How much of belief is choice really?  Maybe the evidence gives us no room for choice.  I've often said - and I mean it - if I was to choose a religion it would not be Christianity.  However, here I am believing in Jesus Christ because that is where the evidence has led me.  Along the way,many faces have turned out to be colons and brackets and that is usually disappointing but I have accepted it because I have no choice.  I cannot believe what I don't believe.
There is a new paradigm-breaking paper in the peer-reviewed journal Progress in Biophysics and Molecular Biology: "Cause of Cambrian Explosion - Terrestrial or Cosmic?" (at https://www.sciencedirect.com/science/ar...0718300798). There are 33 authors, biologists and other scientists at universities around the world. These scientists are not in any way ID advocates, or members of the Discovery Institute. But they still conclude that the origin of life, and in particular the Cambrian Explosion of new animal body plans, can't be explained by neo-Darwinism, and in desperation conclude that panspermia must be the answer. They believe that new genetic material must have been delivered from space via virus-like organisms. 

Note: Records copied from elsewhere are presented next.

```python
PROTOTYPES = {
    "advchain_version": (_I, []),
    "advchain_last_error": (c_char_p, []),
    "advchain_set_deterministic": (None, [_I]),
    "advchain_get_deterministic": (_I, []),
    "advchain_grid_sample_fwd": (_I, [_P, _P, _P, _L, _L, _I, _P, _P, _I, _I, _I, _P]),
    "advchain_grid_sample_fwd_ride": (_I, [_P, _P, _P, _P, _P, _L, _L, _I, _P, _P, _I, _I, _I, _I, _P]),
    "advchain_scatter_workspace": (_L, [_L, _I, _P]),
    "advchain_grid_sample_bwd": (_I, [_P, _P, _P, _P, _P, _P, _L, _L, _I, _P, _P, _I, _I, _I, _I, _P]),
    "advchain_compose_self_fwd": (_I, [_P, _P, _P, _L, _I, _P, _I, _P, _P]),
    "advchain_compose_self_bwd": (_I, [_P, _P, _P, _P, _I, _I, _L, _I, _P, _P]),
    "advchain_affine_warp_fwd": (_I, [_P, _P, _P, _L, _L, _I, _P, _I, _I, _P]),
    "advchain_affine_warp_fwd_ride": (_I, [_P, _P, _P, _P, _P, _L, _L, _I, _P, _I, _I, _I, _P]),
    "advchain_affine_warp_bwd_workspace": (_L, [_L, _I, _P]),
    "advchain_affine_warp_bwd": (_I, [_P, _P, _P, _P, _P, _P, _L, _L, _I, _P, _I, _I, _P]),
    "advchain_affine_theta_fwd": (_I, [_P, _P, _F, _P, _P, _L, _I, _P]),
    "advchain_affine_theta_bwd": (_I, [_P, _P, _F, _P, _P, _P, _L, _I, _P]),
    "advchain_tp_interp_fwd": (_I, [_P, _P, _P, _P, _P, _P, _P, _L, _L, _I, _I, _F, _P, _P, _P]),
    "advchain_tp_interp_fwd_smoothed_pair": (_I, [_P, _P, _P, _P, _P, _P, _P, _P, _L, _L, _I, _F, _P, _P, _F, _P]),
    "advchain_band_reduce_axis": (_I, [_P, _P, _P, _P, _P, _P, _P, _P, _I, _L, _L, _F, _P]),
    "advchain_band_reduce_rows_dense": (_I, [_P, _P, _P, _P, _P, _L, _L, _L, _L, _F, _P]),
    "advchain_bias_field_fwd": (_I, [_P, _P, _P, _P, _P, _P, _P, _P, _P, _L, _L, _F, _I, _F, _P]),
    "advchain_bias_field_bwd": (_I, [_P, _P, _P, _P, _P, _P, _P, _P, _P, _P, _L, _L, _F, _I, _F, _P]),
    "advchain_gauss_axis": (_I, [_P, _P, _P, _L, _L, _I, _P, _I, _P, _I, _I, _F, _P]),
    "advchain_gauss_axis_generic": (_I, [_P, _P, _L, _I, _P, _I, _P, _I, _F, _P]),
    "advchain_max_displacement": (_I, [_P, _P, _L, _I, _P, _P]),
    "advchain_grid_sample_bicubic2d_fwd": (_I, [_P, _P, _P, _L, _L, _P, _P, _I, _P]),
    "advchain_grid_sample_bicubic2d_bwd": (_I, [_P, _P, _P, _P, _P, _L, _L, _P, _P, _I, _P]),
    "advchain_affine_grid2d_fwd": (_I, [_P, _P, _L, _P, _P]),
    "advchain_affine_grid2d_bwd_workspace": (_L, [_L, _P]),
    "advchain_affine_grid2d_bwd": (_I, [_P, _P, _P, _L, _P, _P]),
    "advchain_slot_rows_max": (_I, [_P, _P, _L, _L, _I, _P]),
    "advchain_demons_compose_pair_fwd": (_I, [_P, _P, _P, _P, _P, _P, _P, _P, _P, _P, _P, _P, _P, _L, _I, _I, _P, _P, _F, _F, _I, _P]),
    "advchain_demons_compose_pair_bwd": (_I, [_P, _P, _P, _P, _P, _P, _P, _P, _P, _P, _P, _P, _P, _P, _P, _P, _P, _L, _P, _P, _P, _L,
                                              _I, _I, _P, _F, _F, _P]),
    "advchain_bounds_check": (_I, [_P, _P, _P, _L, _P, _P]),
    "advchain_expo_chain_fused_levels": (_I, [_L, _I, _P, _I, _P]),
    "advchain_expo_chain_fwd": (_I, [_P, _P, _P, _L, _I, _P, _I, _P, _P, _P, _P]),
# ... 132 lines not shown
```

advchain_amd/csrc/error.cpp:

```cpp
#include <string.h>

#include <atomic>

static thread_local char g_last_error[512] = "";

extern "C" void advchain_set_error_(const char* msg) {
  strncpy(g_last_error, msg ? msg : "", sizeof(g_last_error) - 1);
  g_last_error[sizeof(g_last_error) - 1] = 0;
}

extern "C" const char* advchain_last_error(void) { return g_last_error; }

static std::atomic<int> g_deterministic{0};
extern "C" void advchain_set_deterministic(int on) { g_deterministic.store(on ? 1 : 0, std::memory_order_relaxed); }
extern "C" int advchain_get_deterministic(void) { return g_deterministic.load(std::memory_order_relaxed); }

extern "C" int advchain_version(void) { return 130; }
```

advchain_amd/csrc/sampler.hip:

```cpp
#include <stdlib.h>
#include "sampler_common.h"
#include "affine_geo.h"

namespace advchain {

template <int UNR>
__device__ __forceinline__ void load_str(const float* __restrict__ p, int n, float (&r)[UNR]) {
#pragma unroll
  for (int k = 0; k < UNR; ++k) r[k] = p[(k < n ? k : 0) * kBlock];
#pragma unroll
  for (int k = 0; k < UNR; ++k) r[k] = k < n ? r[k] : 0.f;
}
template <int UNR>
__device__ __forceinline__ void store_str(float* __restrict__ p, int n, const float (&r)[UNR]) {
#pragma unroll
  for (int k = 0; k < UNR; ++k)
    if (k < n) p[k * kBlock] = r[k];
}
__device__ __forceinline__ int active_count(int64_t v0, int64_t total, int unr) {
  if (v0 >= total) return 0;
  const int64_t left = (total - v0 + kBlock - 1) / kBlock;
  return left < unr ? (int)left : unr;
}

// ... 620 lines not shown
  const int row = blockIdx.x;
  const int k = blockIdx.y;
  __shared__ float smem[4];
  float s[1] = {0.f};
  for (int b = threadIdx.x; b < nb; b += blockDim.x) s[0] += partial[((int64_t)row * nb + b) * K + k];
  block_sum<1>(s, smem);
  if (threadIdx.x == 0) out[(int64_t)row * K + k] = s[0];
}

}
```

They carefully avoid the question of where and how this biological information originally came about. They don’t even touch that one. They are really just pushing the question back in time and space. 

This paper demonstrates how support for neo-Darwinism is eroding among many professional scientists, especially biologists and those in related fields. An admission that Darwinian Cambrian and other origin theories have failed. 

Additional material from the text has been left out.